How to complete this task –
Given the listing below, write out exactly the lines starting with the line that has "const int xcd" and going on through the line that has "const __amdgpu_buffer_rsrc_t wrsrc", both kept.

Provided material –
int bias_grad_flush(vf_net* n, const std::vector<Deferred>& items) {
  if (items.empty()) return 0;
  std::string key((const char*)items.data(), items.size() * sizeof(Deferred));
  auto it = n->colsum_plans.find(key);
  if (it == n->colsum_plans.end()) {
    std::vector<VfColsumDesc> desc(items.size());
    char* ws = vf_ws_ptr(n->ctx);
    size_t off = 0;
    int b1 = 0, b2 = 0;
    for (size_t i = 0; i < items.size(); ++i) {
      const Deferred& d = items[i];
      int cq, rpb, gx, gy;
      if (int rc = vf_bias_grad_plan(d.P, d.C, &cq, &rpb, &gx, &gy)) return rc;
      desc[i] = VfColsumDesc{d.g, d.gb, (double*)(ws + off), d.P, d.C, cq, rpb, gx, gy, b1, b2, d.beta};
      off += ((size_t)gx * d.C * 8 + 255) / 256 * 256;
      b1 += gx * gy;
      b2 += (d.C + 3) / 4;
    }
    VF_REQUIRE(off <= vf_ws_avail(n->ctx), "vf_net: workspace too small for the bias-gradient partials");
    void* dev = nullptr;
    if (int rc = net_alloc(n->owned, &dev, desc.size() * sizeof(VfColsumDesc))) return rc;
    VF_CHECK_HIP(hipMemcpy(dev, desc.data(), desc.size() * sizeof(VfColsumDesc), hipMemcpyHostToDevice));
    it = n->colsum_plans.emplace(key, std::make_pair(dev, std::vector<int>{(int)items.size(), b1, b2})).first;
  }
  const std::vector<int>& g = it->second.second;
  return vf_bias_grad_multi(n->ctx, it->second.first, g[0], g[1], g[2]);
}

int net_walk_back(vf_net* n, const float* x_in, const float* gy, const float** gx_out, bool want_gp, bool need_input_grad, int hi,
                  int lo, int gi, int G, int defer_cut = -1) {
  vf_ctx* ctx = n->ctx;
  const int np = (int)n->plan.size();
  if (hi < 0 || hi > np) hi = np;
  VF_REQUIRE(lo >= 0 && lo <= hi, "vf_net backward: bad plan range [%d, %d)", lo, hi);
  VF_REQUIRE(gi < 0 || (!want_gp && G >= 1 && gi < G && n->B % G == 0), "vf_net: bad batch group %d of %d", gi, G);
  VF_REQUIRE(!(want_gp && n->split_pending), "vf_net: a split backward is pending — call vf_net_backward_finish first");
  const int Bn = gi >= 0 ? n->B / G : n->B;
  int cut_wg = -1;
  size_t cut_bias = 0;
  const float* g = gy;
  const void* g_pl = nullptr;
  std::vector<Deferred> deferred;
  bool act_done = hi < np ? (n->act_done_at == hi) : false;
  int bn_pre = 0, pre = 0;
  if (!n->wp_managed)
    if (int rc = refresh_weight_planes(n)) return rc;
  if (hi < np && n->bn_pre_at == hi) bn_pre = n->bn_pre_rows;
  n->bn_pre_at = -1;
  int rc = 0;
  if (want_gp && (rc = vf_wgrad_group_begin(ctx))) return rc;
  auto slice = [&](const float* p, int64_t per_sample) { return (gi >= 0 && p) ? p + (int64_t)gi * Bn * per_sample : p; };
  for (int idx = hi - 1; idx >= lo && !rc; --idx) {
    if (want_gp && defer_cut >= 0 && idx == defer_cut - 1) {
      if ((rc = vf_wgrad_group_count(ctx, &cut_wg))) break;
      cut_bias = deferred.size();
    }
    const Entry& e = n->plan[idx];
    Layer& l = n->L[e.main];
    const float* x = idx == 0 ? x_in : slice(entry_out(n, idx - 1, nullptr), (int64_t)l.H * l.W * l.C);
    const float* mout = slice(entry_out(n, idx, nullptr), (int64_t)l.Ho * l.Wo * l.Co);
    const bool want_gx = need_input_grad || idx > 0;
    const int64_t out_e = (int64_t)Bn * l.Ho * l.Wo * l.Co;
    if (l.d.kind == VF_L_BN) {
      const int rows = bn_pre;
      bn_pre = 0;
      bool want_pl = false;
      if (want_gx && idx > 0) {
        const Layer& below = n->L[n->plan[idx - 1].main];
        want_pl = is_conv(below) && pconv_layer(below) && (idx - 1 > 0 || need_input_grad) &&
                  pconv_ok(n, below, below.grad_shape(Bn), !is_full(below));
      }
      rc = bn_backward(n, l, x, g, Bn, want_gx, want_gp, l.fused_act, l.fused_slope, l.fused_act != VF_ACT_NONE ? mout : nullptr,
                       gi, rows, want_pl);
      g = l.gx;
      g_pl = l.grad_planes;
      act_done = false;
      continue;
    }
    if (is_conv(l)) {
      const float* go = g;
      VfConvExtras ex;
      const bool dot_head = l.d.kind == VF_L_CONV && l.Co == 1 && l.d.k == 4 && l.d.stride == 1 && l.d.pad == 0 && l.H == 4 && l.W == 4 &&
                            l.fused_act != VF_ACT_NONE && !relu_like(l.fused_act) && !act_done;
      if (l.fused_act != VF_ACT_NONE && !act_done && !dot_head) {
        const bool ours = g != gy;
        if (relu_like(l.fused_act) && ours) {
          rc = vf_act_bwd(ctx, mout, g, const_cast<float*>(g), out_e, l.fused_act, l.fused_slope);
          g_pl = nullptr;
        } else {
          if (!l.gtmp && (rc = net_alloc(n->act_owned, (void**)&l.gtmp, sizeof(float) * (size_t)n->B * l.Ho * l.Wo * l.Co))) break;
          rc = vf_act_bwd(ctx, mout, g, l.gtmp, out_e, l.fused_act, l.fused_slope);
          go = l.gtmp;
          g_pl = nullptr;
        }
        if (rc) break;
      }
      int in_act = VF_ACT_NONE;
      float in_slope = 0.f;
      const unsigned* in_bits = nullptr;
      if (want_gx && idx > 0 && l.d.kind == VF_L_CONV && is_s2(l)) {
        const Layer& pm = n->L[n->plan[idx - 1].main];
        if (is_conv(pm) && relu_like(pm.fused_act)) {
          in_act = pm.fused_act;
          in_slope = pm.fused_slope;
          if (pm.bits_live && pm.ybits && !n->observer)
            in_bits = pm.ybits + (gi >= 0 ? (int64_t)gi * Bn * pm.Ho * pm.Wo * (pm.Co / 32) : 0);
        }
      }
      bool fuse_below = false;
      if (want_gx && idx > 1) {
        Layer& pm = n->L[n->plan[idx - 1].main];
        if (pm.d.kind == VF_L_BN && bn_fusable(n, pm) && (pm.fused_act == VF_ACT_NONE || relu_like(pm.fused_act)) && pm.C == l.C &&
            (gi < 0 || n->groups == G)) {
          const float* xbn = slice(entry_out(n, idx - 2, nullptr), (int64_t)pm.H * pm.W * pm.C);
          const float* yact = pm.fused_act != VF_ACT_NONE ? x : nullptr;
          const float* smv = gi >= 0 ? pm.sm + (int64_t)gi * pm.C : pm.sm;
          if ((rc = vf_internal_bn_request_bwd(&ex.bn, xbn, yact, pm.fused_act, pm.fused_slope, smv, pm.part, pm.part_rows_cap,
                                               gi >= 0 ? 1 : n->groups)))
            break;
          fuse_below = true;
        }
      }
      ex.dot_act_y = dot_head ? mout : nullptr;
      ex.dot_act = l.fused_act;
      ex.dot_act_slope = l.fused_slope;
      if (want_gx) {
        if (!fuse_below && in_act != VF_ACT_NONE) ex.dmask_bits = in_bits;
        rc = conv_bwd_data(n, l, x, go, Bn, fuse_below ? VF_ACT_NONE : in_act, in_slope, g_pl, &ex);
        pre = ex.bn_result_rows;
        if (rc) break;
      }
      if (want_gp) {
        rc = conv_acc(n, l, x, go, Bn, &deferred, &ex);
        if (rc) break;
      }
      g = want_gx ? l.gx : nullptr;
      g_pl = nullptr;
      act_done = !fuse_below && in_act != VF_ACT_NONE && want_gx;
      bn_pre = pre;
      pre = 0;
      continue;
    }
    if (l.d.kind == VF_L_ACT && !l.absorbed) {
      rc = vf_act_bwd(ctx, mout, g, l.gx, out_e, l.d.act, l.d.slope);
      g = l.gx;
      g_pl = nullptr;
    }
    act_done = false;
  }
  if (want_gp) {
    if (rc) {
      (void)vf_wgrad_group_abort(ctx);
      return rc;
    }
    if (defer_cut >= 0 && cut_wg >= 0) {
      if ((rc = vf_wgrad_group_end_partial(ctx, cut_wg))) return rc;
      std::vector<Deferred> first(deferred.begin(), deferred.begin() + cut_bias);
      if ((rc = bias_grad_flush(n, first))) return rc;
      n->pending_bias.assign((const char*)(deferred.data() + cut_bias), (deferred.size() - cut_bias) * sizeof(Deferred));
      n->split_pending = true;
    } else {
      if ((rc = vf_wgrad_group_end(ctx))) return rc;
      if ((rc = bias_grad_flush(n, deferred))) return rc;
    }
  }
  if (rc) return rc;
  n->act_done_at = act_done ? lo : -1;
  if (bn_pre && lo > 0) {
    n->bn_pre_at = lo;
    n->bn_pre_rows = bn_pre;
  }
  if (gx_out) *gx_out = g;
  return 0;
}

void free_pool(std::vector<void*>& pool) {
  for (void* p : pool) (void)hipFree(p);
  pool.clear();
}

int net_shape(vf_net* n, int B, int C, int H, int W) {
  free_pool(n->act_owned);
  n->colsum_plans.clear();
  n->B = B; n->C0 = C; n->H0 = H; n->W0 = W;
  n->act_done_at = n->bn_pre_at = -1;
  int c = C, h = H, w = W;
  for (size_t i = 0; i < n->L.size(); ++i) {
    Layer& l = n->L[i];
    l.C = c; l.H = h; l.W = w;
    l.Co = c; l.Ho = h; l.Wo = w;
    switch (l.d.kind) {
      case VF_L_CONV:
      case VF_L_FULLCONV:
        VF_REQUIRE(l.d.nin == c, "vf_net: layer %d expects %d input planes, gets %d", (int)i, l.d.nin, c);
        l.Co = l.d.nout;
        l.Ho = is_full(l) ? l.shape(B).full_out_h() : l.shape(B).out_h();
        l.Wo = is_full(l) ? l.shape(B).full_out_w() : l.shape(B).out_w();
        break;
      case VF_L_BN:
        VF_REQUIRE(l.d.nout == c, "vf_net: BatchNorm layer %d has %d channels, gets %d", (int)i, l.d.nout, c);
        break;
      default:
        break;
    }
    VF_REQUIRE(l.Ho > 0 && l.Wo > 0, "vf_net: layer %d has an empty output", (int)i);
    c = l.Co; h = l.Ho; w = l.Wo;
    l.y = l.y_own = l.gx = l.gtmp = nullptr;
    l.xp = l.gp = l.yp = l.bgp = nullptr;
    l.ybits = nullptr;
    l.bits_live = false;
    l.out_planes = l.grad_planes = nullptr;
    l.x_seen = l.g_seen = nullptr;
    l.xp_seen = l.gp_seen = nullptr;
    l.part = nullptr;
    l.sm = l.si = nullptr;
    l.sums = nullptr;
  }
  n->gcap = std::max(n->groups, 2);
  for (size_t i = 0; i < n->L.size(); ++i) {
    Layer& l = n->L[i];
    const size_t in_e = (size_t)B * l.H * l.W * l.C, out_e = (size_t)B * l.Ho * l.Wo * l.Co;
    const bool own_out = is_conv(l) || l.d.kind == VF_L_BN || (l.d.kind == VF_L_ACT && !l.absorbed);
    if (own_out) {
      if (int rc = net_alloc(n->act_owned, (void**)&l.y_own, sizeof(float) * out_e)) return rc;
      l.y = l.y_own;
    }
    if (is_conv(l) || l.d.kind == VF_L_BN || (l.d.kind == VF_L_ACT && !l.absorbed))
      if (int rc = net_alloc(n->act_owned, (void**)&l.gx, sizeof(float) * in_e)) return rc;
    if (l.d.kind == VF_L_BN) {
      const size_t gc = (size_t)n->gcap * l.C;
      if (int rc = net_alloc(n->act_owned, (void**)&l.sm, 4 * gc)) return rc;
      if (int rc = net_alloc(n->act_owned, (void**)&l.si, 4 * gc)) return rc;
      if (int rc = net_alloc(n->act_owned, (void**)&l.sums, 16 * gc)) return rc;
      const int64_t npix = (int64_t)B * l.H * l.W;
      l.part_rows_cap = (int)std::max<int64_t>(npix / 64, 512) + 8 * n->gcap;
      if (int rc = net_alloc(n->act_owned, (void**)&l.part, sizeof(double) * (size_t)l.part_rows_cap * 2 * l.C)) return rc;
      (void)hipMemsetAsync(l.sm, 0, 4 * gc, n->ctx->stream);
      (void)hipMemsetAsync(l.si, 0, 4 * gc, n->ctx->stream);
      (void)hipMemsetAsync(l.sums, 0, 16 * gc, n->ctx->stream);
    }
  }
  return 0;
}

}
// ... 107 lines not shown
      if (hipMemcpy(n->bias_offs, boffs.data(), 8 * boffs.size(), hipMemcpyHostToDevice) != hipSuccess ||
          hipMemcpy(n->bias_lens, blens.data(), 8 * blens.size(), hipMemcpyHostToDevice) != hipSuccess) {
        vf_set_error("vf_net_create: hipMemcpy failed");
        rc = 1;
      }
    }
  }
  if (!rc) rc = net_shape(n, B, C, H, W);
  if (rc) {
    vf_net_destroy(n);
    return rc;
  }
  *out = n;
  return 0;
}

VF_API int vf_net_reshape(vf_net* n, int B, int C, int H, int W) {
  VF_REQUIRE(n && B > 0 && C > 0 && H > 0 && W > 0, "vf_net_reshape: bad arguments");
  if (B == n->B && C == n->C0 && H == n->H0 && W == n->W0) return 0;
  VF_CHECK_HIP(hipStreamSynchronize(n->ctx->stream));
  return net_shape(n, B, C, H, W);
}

--

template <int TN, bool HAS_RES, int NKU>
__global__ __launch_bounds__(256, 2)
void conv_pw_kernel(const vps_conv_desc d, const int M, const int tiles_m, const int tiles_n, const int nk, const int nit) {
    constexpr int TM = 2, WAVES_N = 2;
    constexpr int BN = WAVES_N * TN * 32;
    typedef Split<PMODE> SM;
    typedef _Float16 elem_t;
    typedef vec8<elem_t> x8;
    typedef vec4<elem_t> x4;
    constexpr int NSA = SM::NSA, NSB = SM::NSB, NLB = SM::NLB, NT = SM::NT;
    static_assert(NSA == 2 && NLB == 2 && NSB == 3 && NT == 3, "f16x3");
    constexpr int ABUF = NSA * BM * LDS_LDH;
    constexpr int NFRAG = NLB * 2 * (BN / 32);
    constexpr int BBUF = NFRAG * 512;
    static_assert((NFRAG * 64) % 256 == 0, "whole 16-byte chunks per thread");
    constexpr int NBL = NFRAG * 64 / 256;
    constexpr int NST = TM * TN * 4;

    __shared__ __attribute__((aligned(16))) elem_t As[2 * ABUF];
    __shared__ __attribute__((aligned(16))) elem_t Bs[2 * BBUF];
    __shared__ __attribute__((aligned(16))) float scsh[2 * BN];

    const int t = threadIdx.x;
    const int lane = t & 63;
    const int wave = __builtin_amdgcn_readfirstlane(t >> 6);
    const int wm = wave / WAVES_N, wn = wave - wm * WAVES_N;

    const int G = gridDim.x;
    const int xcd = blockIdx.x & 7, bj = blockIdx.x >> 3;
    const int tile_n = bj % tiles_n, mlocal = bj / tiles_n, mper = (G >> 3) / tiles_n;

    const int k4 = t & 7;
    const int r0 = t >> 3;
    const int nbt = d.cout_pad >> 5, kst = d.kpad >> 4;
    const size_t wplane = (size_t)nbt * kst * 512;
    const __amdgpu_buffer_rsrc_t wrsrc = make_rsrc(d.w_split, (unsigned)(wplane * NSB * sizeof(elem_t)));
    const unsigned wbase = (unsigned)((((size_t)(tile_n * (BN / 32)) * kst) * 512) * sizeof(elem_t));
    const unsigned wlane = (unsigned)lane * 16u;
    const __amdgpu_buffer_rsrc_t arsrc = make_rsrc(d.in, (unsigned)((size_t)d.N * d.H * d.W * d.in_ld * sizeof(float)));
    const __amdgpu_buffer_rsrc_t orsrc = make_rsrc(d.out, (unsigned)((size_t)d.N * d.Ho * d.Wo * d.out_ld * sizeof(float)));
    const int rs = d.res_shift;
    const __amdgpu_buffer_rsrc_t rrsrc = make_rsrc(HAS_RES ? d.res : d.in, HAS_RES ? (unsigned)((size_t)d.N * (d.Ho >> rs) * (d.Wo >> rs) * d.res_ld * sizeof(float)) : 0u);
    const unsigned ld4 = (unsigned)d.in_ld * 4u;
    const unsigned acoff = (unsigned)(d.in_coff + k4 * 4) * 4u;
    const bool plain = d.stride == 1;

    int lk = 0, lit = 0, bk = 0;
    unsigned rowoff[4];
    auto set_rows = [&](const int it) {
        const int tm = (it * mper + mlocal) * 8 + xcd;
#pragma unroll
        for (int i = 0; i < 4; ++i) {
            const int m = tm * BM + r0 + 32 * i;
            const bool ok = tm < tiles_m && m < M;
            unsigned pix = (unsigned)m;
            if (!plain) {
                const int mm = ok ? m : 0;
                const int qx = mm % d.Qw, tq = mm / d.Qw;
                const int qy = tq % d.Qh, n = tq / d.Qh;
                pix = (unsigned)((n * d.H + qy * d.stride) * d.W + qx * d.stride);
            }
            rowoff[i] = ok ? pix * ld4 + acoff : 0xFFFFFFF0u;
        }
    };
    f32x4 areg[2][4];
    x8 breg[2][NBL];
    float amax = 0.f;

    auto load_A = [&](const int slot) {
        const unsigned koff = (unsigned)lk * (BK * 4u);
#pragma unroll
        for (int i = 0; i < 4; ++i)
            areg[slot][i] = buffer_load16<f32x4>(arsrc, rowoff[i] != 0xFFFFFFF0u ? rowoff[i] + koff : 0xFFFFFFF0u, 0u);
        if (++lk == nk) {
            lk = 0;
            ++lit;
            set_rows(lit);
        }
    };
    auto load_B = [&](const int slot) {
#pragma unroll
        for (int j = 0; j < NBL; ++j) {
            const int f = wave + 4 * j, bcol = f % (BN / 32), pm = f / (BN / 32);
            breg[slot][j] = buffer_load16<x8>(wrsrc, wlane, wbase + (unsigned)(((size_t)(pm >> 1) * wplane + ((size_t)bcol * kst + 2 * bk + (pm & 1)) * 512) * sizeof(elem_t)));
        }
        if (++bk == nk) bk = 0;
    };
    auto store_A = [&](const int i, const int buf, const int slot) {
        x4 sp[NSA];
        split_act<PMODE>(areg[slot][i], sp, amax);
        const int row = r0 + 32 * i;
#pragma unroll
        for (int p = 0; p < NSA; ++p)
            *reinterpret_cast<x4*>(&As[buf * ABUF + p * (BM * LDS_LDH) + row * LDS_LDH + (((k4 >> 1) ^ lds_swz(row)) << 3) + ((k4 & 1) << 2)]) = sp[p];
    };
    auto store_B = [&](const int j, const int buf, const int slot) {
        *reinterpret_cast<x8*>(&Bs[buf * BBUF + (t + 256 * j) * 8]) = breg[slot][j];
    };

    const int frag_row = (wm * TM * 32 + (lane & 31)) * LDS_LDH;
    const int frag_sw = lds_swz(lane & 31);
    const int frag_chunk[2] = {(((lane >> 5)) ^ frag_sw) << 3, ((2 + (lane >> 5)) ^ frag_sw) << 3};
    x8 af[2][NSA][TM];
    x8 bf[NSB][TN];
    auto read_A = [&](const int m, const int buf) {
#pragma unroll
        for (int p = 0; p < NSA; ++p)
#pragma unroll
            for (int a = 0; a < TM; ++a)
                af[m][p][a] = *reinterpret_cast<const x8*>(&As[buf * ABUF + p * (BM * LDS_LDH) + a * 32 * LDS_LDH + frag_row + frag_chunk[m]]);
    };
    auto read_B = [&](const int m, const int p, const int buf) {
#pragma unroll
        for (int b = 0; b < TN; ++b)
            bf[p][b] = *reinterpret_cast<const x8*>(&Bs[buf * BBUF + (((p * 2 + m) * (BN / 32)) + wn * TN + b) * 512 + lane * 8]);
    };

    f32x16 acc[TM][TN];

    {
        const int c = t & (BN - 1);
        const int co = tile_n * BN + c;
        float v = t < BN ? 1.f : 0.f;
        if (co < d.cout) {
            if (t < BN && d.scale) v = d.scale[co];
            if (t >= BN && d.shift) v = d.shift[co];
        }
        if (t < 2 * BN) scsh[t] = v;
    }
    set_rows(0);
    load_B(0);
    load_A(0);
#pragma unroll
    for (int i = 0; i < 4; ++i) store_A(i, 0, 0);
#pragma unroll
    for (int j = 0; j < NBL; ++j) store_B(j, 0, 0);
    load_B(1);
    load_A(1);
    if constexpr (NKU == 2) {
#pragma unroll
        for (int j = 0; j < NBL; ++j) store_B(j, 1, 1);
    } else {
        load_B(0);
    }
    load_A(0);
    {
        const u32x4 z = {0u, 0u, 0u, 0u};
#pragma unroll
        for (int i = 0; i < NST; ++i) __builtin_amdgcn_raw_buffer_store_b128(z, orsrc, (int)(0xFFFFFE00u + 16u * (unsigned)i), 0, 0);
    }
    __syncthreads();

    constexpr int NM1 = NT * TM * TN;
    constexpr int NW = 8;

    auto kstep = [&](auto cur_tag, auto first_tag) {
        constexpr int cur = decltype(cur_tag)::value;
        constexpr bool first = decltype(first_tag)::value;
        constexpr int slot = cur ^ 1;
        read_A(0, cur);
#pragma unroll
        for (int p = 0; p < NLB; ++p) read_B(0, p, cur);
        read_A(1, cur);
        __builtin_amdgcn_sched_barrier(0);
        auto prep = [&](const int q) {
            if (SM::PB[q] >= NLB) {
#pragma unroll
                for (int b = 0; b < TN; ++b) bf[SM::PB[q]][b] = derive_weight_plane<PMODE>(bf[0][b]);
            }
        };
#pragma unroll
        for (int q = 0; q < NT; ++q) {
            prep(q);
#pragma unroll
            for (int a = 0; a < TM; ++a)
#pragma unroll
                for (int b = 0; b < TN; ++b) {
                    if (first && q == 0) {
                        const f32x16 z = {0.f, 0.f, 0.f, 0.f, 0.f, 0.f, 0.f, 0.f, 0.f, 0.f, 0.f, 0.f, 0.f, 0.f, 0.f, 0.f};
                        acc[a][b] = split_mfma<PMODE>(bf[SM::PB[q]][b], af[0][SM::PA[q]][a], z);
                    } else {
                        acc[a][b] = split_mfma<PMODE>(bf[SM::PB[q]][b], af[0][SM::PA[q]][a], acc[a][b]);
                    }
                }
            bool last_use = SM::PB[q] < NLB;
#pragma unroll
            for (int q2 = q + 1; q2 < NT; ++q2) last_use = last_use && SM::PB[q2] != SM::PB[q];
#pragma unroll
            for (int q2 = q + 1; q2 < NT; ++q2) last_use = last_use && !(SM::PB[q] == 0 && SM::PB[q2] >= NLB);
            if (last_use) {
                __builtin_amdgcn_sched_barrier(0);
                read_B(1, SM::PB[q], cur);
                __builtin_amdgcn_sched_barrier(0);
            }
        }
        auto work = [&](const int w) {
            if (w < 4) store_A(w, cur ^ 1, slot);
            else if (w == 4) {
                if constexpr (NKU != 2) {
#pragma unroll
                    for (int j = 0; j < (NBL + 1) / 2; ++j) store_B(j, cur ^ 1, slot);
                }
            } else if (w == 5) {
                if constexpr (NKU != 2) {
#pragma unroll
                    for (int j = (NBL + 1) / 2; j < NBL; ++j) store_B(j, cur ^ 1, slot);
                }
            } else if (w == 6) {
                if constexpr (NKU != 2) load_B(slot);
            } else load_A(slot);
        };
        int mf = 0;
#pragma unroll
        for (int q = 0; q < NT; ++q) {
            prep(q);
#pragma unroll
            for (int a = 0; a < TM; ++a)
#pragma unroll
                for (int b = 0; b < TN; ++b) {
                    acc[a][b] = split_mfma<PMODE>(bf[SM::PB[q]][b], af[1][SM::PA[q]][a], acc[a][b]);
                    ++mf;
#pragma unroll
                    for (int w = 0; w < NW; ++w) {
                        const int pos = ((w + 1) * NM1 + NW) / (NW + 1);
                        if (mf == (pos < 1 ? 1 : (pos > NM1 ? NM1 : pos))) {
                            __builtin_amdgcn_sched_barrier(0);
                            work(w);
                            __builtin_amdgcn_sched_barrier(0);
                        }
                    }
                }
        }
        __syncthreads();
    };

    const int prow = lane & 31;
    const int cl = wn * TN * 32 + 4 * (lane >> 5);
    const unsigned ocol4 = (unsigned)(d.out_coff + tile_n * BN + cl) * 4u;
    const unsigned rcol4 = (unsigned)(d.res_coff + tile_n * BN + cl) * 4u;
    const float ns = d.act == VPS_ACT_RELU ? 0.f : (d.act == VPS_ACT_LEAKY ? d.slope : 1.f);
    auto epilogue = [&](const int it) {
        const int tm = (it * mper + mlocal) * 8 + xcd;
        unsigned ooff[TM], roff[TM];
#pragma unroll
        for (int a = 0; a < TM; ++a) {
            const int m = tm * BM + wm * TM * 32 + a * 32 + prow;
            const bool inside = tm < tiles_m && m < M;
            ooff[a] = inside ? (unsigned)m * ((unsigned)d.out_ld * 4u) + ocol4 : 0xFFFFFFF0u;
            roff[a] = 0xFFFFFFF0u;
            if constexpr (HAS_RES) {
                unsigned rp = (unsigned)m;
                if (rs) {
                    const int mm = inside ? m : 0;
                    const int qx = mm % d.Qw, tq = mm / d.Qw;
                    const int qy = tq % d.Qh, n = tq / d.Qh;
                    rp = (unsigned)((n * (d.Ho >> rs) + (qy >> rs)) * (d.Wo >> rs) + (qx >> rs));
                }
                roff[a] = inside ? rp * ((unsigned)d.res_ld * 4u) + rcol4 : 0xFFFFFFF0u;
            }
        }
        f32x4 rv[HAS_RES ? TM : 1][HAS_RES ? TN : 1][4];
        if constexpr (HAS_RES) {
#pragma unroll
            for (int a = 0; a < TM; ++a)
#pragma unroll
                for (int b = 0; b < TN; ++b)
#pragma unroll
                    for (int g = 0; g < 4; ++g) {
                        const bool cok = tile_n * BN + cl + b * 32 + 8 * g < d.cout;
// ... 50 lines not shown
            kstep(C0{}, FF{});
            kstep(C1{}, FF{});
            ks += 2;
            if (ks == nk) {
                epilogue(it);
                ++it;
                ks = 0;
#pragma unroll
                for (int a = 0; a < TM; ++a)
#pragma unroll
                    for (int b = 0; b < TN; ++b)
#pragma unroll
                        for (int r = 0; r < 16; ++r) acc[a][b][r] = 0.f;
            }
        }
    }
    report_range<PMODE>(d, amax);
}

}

Result for this exercise –
    const int xcd = blockIdx.x & 7, bj = blockIdx.x >> 3;
    const int tile_n = bj % tiles_n, mlocal = bj / tiles_n, mper = (G >> 3) / tiles_n;

    const int k4 = t & 7;
    const int r0 = t >> 3;
    const int nbt = d.cout_pad >> 5, kst = d.kpad >> 4;
    const size_t wplane = (size_t)nbt * kst * 512;
    const __amdgpu_buffer_rsrc_t wrsrc = make_rsrc(d.w_split, (unsigned)(wplane * NSB * sizeof(elem_t)));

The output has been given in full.